Papa Francisco: Perdão aos indígenas e capitalismo como ditadura

Antes de partir em direção ao Paraguai, última etapa da viagem à América Latina, o papa Francisco esteve na Bolívia reunido com cerca de 1.500 representantes de movimentos sociais de mais de 40 países. O pontífice fez na sexta-feira (10) um discurso contra o sistema capitalista, o qual chamou de “ditadura sutil”, e pediu desculpas pelos crimes da Igreja contra indígenas na região. 

Papa Francisco e Evo Morales

No segundo Encontro Mundial de Movimentos Sociais, Francisco, após ouvir, por quase uma hora, depoimentos de grupos de excluídos (indígenas, catadores de papel, trabalhadores precários do mundo rural e das periferias das cidades), afirmou que eles “têm um papel essencial, não apenas exigindo e reclamando, mas fundamentalmente criando".

"Vós sois poetas sociais: criadores de trabalho, construtores de casas, produtores de alimentos, sobretudo para os descartados pelo mercado global", disse Francisco.

Com o tema “terra, teto e trabalho”, papa reconheceu “que as coisas não andam bem num mundo onde há tantos camponeses sem terra, tantas famílias sem teto, tantos trabalhadores sem direitos, tantas pessoas feridas na sua dignidade”.

Para o líder da Igreja Católica, o atual sistema global “que impôs a lógica do lucro a todo o custo, sem pensar na exclusão social nem na destruição da natureza (…) é insuportável: não o suportam os camponeses, não o suportam os trabalhadores, não o suportam as comunidades, não o suportam os povos…. E nem sequer o suporta a Terra, a irmã Mãe Terra, como dizia São Francisco”.

“Quando o capital se converte em ídolo e dirige as opções dos seres humanos, quando a avidez pelo dinheiro tutela todo o sistema socioeconômico, arruína a sociedade, condena o homem, transforma-o em escravo, destrói a fraternidade inter-humana, coloca povo contra povo e, como vemos, até põe em risco esta nossa casa comum”, disse o sacerdote.

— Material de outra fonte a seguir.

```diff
@@ -518,7 +534,7 @@
                     b_k.x = survx[b_on ? lane : 0];
                     b_s0 = slot_load(&P.slots[scan2_pair_slot(b_k.x, 0, P.slot_shift, P.slot_seed)]);
                     b_s1 = slot_load(&P.slots[scan2_pair_slot(b_k.x, 1, P.slot_shift, P.slot_seed)]);
-                    if (!c.near24 && !c.near_end) {
+                    if (FAST || (!c.near24 && !c.near_end)) {
                         const U128u v1 = *reinterpret_cast<const U128u*>(c.dbase + (int64_t)b_k.p - 23);
                         const U128u v2 = *reinterpret_cast<const U128u*>(c.dbase + (int64_t)b_k.p - 7);
                         b_fr.f[4] = v1.x; b_fr.f[3] = v1.y; b_fr.f[2] = v1.z; b_fr.f[1] = v1.w;
@@ -530,7 +546,7 @@
                         b_tl = tail_load(c, b_k.p);
                     }
                 }
-                while (o.npend) { if (SG) short_trip_g<POS>(c, o, lsg, ubase, o.npend < 64 ? o.npend : 64); else short_trip<POS>(c, o, ubase, o.npend < 64 ? o.npend : 64); }
+                while (o.npend) { if constexpr (SG) short_trip_g<POS>(c, o, lsg, ubase, o.npend < 64 ? o.npend : 64); else short_trip<POS, FAST>(c, o, ubase, o.npend < 64 ? o.npend : 64); }
                 if (DBG && (P.dbg & 2)) { if (lane == 0) atomicAdd(reinterpret_cast<unsigned long long*>(KARG(dbg_counters) + 2), (unsigned long long)ns); }
                 mark(3);
                 Deferred dfr;
@@ -540,7 +556,7 @@
                 if (ns) {
                     b_k.tw = b_t8.tw;
                     b_fr.f[0] = b_t8.tw;
-                    finish_long5<POS>(c, o, b_on, b_rel, b_k, b_s0, b_s1, b_fr, b_tl, dfr);
+                    finish_long5<POS, FAST>(c, o, b_on, b_rel, b_k, b_s0, b_s1, b_fr, b_tl, dfr);
                 }
                 for (uint32_t i0 = 64; i0 < ns; i0 += 64) {
                     const bool on = i0 + lane < ns;
@@ -556,7 +572,7 @@
                         const Front fr = front_load(c, p, t8.tw);
                         const uint32_t tl5 = tail_load(c, p);
                         k.tw = t8.tw;
-                        finish_long5<POS>(c, o, on, rel, k, s0, s1, fr, tl5, dfr);
+                        finish_long5<POS, FAST>(c, o, on, rel, k, s0, s1, fr, tl5, dfr);
                     } else {
                         const Text8 t8 = cand_load(c, p);
                         const Front fr = front_load(c, p, t8.tw);
@@ -564,15 +580,16 @@
                         cand_keys<false>(c, p, t8, k);
                         const Slot s0 = slot_load(&P.slots[scan2_pair_slot(k.x, 0, P.slot_shift, P.slot_seed)]);
                         const Slot s1 = slot_load(&P.slots[scan2_pair_slot(k.x, 1, P.slot_shift, P.slot_seed)]);
-                        finish_long5<POS>(c, o, on, rel, k, s0, s1, fr, tl5, dfr);
-                    }
-                }
-                if (dfr.n) drain_deferred5<POS>(c, o, ubase, dfr);
+                        finish_long5<POS, FAST>(c, o, on, rel, k, s0, s1, fr, tl5, dfr);
+                    }
+                }
+                if (dfr.n) drain_deferred5<POS, FAST>(c, o, ubase, dfr);
                 wave_lds_fence();
                 l0 = l1;
                 mark(4);
-            }
-            if (o.direct || !o.lost) break;
+                if (FAST && (o.bail || o.lost)) return o.bail ? o.bail : kScan5BailFifo;
+            }
+            if (FAST || o.direct || !o.lost) break;
             {
                 const uint32_t nh = o.nf;
                 if (nh > slab_left) {
@@ -590,7 +607,7 @@
         text_n = KARG(text);
         if (ftotal) {
             const uint32_t nh = o.nf;
-            if (!o.direct && nh > slab_left) {
+            if ((FAST || !o.direct) && nh > slab_left) {
                 const uint32_t want = nh > KARG(slab) ? nh : KARG(slab);
                 uint64_t nb = 0;
                 if (lane == 0) nb = atomicAdd(reinterpret_cast<unsigned long long*>(KARG(cursor)), (unsigned long long)want);
@@ -603,7 +620,7 @@
             wave_matches += nh;
             const bool room = base + nh <= KARG(pool_cap);
             if (lane == 0) { KARG(unit_start)[u] = base; KARG(unit_count)[u] = room ? nh : 0u; }
-            if (room && !o.direct) {
+            if (room && (FAST || !o.direct)) {
                 const uint32_t tmask = POS ? (1u << o.term_bits) - 1u : 0u;
                 for (uint32_t i = lane; i < nh; i += 64) {
                     const uint32_t e = fifo[i];
@@ -620,6 +637,22 @@
         } else if (lane == 0) {
             KARG(unit_start)[u] = slab_next; KARG(unit_count)[u] = 0;
         }
+        return 0u;
+        };
+        uint32_t why = 1;
+        if constexpr (FASTK) {
+            why = (doc_abs < 23 || near_end) ? kScan5BailEdge : 0u;
+            if (!fast_on) why = kScan5BailReasons + 1;
+            else if (!why) why = unit_body(std::true_type{});
+            if (why && fast_on) bails[why - 1]++;
+        }
+        if (why) unit_body(std::false_type{});
+    }
+    if (FASTK && lane < kScan5BailReasons) {
+        uint32_t nb = 0;
+#pragma unroll
+        for (uint32_t r = 0; r < kScan5BailReasons; r++) nb = lane == r ? bails[r] : nb;
+        if (nb) atomicAdd(scan5_bail_counts(KARG(n_matches)) + lane, nb);
     }
     if (lane == 0) {
         if (wave_matches)
diff --git a/include/gft.h b/include/gft.h
--- a/include/gft.h
+++ b/include/gft.h
@@ -519,6 +519,7 @@
                      uint64_t lds_max, const char* forced_kernel, const char** kernel, uint8_t* out, uint64_t cap, uint64_t* needed,
                      char* err, uint64_t err_cap);
 int gft_debug_learned_unit(const gft_engine* e, uint32_t* unit_max, uint32_t* fifo_cap);
+int gft_debug_scan5_bails(const gft_engine* e, uint32_t counts[5]);
 int gft_debug_last_unit_route(const gft_engine* e, const char** name);
 int gft_debug_last_fold_bits(const gft_engine* e, uint32_t* bits);
 int gft_debug_scan_plan(const uint8_t* terms_blob, const uint64_t* term_off, uint32_t n_terms, uint64_t lds_max, const char* forced_kernel,
```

Francisco considerou ainda que atual sistema é uma “ditadura sutil” e chamou os mais pobres e excluídos à ação: “vós, os mais humildes, os explorados, os pobres e excluídos, podeis e fazeis muito. Atrevo-me a dizer que o futuro da humanidade está, em grande medida, nas vossas mãos, na vossa capacidade de vos organizar e promover alternativas criativas na busca diária dos ‘3 T’ (trabalho, teto, terra), e também na vossa participação como protagonistas nos grandes processos de mudança nacionais, regionais e mundiais. Não se acanhem!”.

O papa propôs aos movimentos sociais três tarefas:

• Colocar a economia a serviço dos povos: “Esta economia é não apenas desejável e necessária, mas também possível. Não é uma utopia, nem uma fantasia. É uma perspectiva extremamente realista. Podemos consegui-la”;

• Unir os nossos povos no caminho da paz e da justiça: nenhum poder efetivamente constituído tem direito de privar os países pobres do pleno exercício da sua soberania e, quando o fazem, vemos novas formas de colonialismo que afetam seriamente as possibilidades de paz e justiça;

• Defender a Mãe Terra: “a casa comum de todos nós está sendo saqueada, devastada, vexada impunemente. A covardia em defendê-la é um pecado grave. Vemos, com crescente decepção, sucederem-se uma após outra cúpulas internacionais sem qualquer resultado importante.
 

“Digamos juntos do fundo do coração: nenhuma família sem teto, nenhum camponês sem-terra, nenhum trabalhador sem direitos, nenhum povo sem soberania, nenhuma pessoa sem dignidade, nenhuma criança sem infância, nenhum jovem sem possibilidades, nenhum idoso sem uma veneranda velhice. Continuai com a vossa luta e, por favor, cuidai bem da Mãe Terra”, concluiu.

Desculpas ao indígenas

No país onde mais da metade da população se autodeclara indígena, Francisco pediu desculpas pelos crimes cometidos pela Igreja. “Eu quero dizer-vos, quero ser muito claro, como foi São João Paulo II: Peço humildemente perdão, não só para as ofensas da própria Igreja, mas também para os crimes contra os povos nativos durante a chamada conquista da América”.